Effect of organic fuels on surface area and photocatalytic activity of scheelite CaWO4 nanoparticles

Abstract

Discrete nanoscale calcium tungstate (CaWO4) nanoparticles with exquisite photocatalytic activities were synthesized through ultra-rapid solution combustion route. Here, we aim to study the effect of different fuels on the synthesis of CaWO4 nanoparticles which lead to improve the characteristic properties and morphological evolution of the powders. From BET surface area measurement, it is observed that CaWO4 nanoparticles synthesized by using citric acid as fuel exhibits relatively large surface area (31.78 m2 g−1) as compared to other fuels.

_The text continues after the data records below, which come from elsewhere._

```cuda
template <bool GEN>
__device__ __forceinline__ void wf_solo_paths(const WaveParams& W, const DevScene* scp, const float4* qc, unsigned n, unsigned* claim,
                                              const float4* s_cull, unsigned* s_ctr) {
    const RenderParams& P = W.base;
    const unsigned lane = threadIdx.x & 31u;
    const unsigned lpp = W.tail_lpp;
    const unsigned sub = lane & (lpp - 1u), lead = lane & ~(lpp - 1u);
    bool active = false;
    float4 a = make_float4(0.f, 0.f, 0.f, 0.f), b = a, c = a;
    uint32_t slot = 0u, pix = 0u;
    unsigned n_rays = 0, n_cand = 0, n_direct = 0;
    for (;;) {
        unsigned i = 0xffffffffu;
        if (!active && sub == 0u) i = atomicAdd(claim, 1u);
        i = __shfl_sync(0xffffffffu, i, (int)lead);
        if (!active && i < n) {
            a = qc[3 * (size_t)i]; b = qc[3 * (size_t)i + 1]; c = qc[3 * (size_t)i + 2];
            slot = __float_as_uint(b.w);
            pix = rng_pixel(P, slot);
            active = true;
        }
        if (!__any_sync(0xffffffffu, active)) break;
        const uint32_t sd = __float_as_uint(c.w), smp = sd >> 8;
        const int depth = (int)(sd & 255u);
        const uint32_t bounce = (uint32_t)(P.max_depth - depth + 1);
        Culler<1, 32, false> K;
        K.set_ray(0, a.x, a.y, a.z, b.x, b.y, b.z);
        if (active && sub == 0u) ++n_rays;
        unsigned long long bt = BEST_T_INIT, bkey = BEST_KEY_MISS;
        for (int base = 0; base < P.sc.n; base += 64 * (int)lpp) {
            unsigned long long mask = 0ull;
            if (active) {
                const int jn = min(64, (P.sc.n - base + (int)lpp - 1) / (int)lpp);
#pragma unroll 4
                for (int j = 0; j < jn; ++j) {
                    const int s = base + (int)lpp * j + (int)sub;
                    bool pass = s < P.sc.n;
                    if (s < P.sc.n_list) {
                        const float4 S = P.preloaded ? s_cull[s] : __ldg(&P.sc.cull_a[s]);
                        pass = (int)K.key_bits(S, 0) >= 0;
                    }
                    mask |= (unsigned long long)(pass ? 1u : 0u) << j;
                }
            }
            while (__any_sync(0xffffffffu, mask != 0ull)) {
                if (mask) {
                    const int s = base + (int)lpp * (__ffsll((long long)mask) - 1) + (int)sub;
                    mask &= mask - 1ull;
                    if (s < P.sc.n_list) ++n_cand; else ++n_direct;
                    const double t = refine_leaf<GEN>(scp, s, a.x, a.y, a.z, b.x, b.y, b.z, a.w, 0.001, (double)FLT_MAX, true, P.key, pix, smp,
                                                      bounce);
                    const unsigned long long tb = (unsigned long long)__double_as_longlong(t);
                    const unsigned long long kk = (((unsigned long long)__ldg(&P.sc.tie_hi[s])) << 32) | (unsigned)s;
                    if (t < CUDART_INF && (tb < bt || (tb == bt && kk < bkey))) { bt = tb; bkey = kk; }
                }
            }
        }
        for (unsigned dlt = lpp >> 1; dlt; dlt >>= 1) {
            const unsigned long long ot = __shfl_xor_sync(0xffffffffu, bt, (int)dlt), ok = __shfl_xor_sync(0xffffffffu, bkey, (int)dlt);
            if (ot < bt || (ot == bt && ok < bkey)) { bt = ot; bkey = ok; }
        }
        if (active) {
            const bool hit = bkey != BEST_KEY_MISS;
            const int k = (int)(unsigned)bkey;
            const double td = __longlong_as_double((long long)bt);
            if (P.path_pixel && sub == 0u) path_log_ray(P, slot, (int)bounce - 1, a, b, hit ? k : -1, hit ? td : CUDART_INF);
            int reason = TERM_MISS;
            bool cont = false;
            if (hit) {
                float3 o = f3(a.x, a.y, a.z), d = f3(b.x, b.y, b.z);
                float3 att, em;
                float tmv = a.w;
                ScatterRng rng{P.key, pix, smp, bounce, nullptr, nullptr};
                reason = TERM_NONE;
                cont = shade_hit<GEN>(P.sc, scp, k, (float)td, o, d, tmv, depth > 0, rng, att, em, reason);
                if (sub == 0u && (em.x != 0.f || em.y != 0.f || em.z != 0.f)) {
                    float* dst = P.sum + (size_t)slot * 3;
                    atomicAdd(dst + 0, c.x * em.x);
                    atomicAdd(dst + 1, c.y * em.y);
                    atomicAdd(dst + 2, c.z * em.z);
                }
                if (cont) {
                    a = make_float4(o.x, o.y, o.z, tmv);
                    b = make_float4(d.x, d.y, d.z, b.w);
                    c = make_float4(c.x * att.x, c.y * att.y, c.z * att.z, __uint_as_float((smp << 8) | (uint32_t)(depth - 1)));
                }
            }
            if (!cont) {
                if (sub == 0u) {
                    atomicAdd(&s_ctr[reason == TERM_MISS ? DC_TERM_MISS : reason == TERM_LIGHT ? DC_TERM_LIGHT
                                     : reason == TERM_ABSORB ? DC_TERM_ABSORB : DC_TERM_DEPTH], 1u);
                    if (P.path_pixel) path_log_end(P, slot, (int)bounce, reason);
                }
                active = false;
            }
        }
    }
    if (n_rays) atomicAdd(&s_ctr[DC_RAYS], n_rays);
    if (n_cand) atomicAdd(&s_ctr[DC_CANDIDATES], n_cand);
    if (n_direct) atomicAdd(&s_ctr[DC_DIRECT], n_direct);
}

constexpr int kPairsPerEntry = 8;
template <int BLOCK, bool GEN, int TR>
__global__ void __launch_bounds__(BLOCK, GEN ? 1 : 2) wf_tail(const __grid_constant__ WaveParams W) {
    const RenderParams& P = W.base;
    extern __shared__ float4 smem_f4[];
    float4* s_cull = smem_f4;
    uint32_t* s_list = reinterpret_cast<uint32_t*>(smem_f4 + P.cull_cap);
    __shared__ unsigned s_ctr[DC_COUNT];
    __shared__ WaveState s_st;
    if (W.st->mode == MODE_DONE) return;
    TraceScope trace(W.trace);
    int cur = W.cur;
    const unsigned n_all = W.st->cnt[cur][0];
    const unsigned K = ((n_all + gridDim.x - 1) / gridDim.x + 31u) / 32u * 32u;
    const unsigned first = blockIdx.x * K;
    if (first < n_all) {
        if (threadIdx.x < DC_COUNT) s_ctr[threadIdx.x] = 0;
        if (threadIdx.x == 0) {
            s_st.cnt[cur][0] = min(K, n_all - first);
            s_st.cnt[cur ^ 1][0] = 0;
            s_st.cnt[0][1] = s_st.cnt[1][1] = 0;
            s_st.gen_base[0] = s_st.gen_base[1] = 0ull;
            s_st.batch = 0;
// ... 432 lines not shown
```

The powder x-ray diffraction (PXRD) studies reveal that CaWO4 nanoparticles belong to scheelite type tetragonal system. The morphology of CaWO4 nanoparticles investigated using scanning electron microscopy (SEM) reveals that the powders are highly porous and agglomerated. Transmission electron microscopy (TEM) and high-resolution transmission electron microscopy (HRTEM) images of the CaWO4 nanoparticles show that a well-dispersed nearly oval-shaped nanoparticles with variable dimensions and lattice spacing that depends on the type of fuels used in the synthesis. The selected area electron diffraction (SAED) patterns of CaWO4 nanoparticles exhibit several concentric rings with bright spots indicating the polycrystalline nature of the powders. Investigation on photocatalytic activity of CaWO4 nanoparticles synthesized using citric acid shows highest (∼93%) degradation of methylene blue (MB).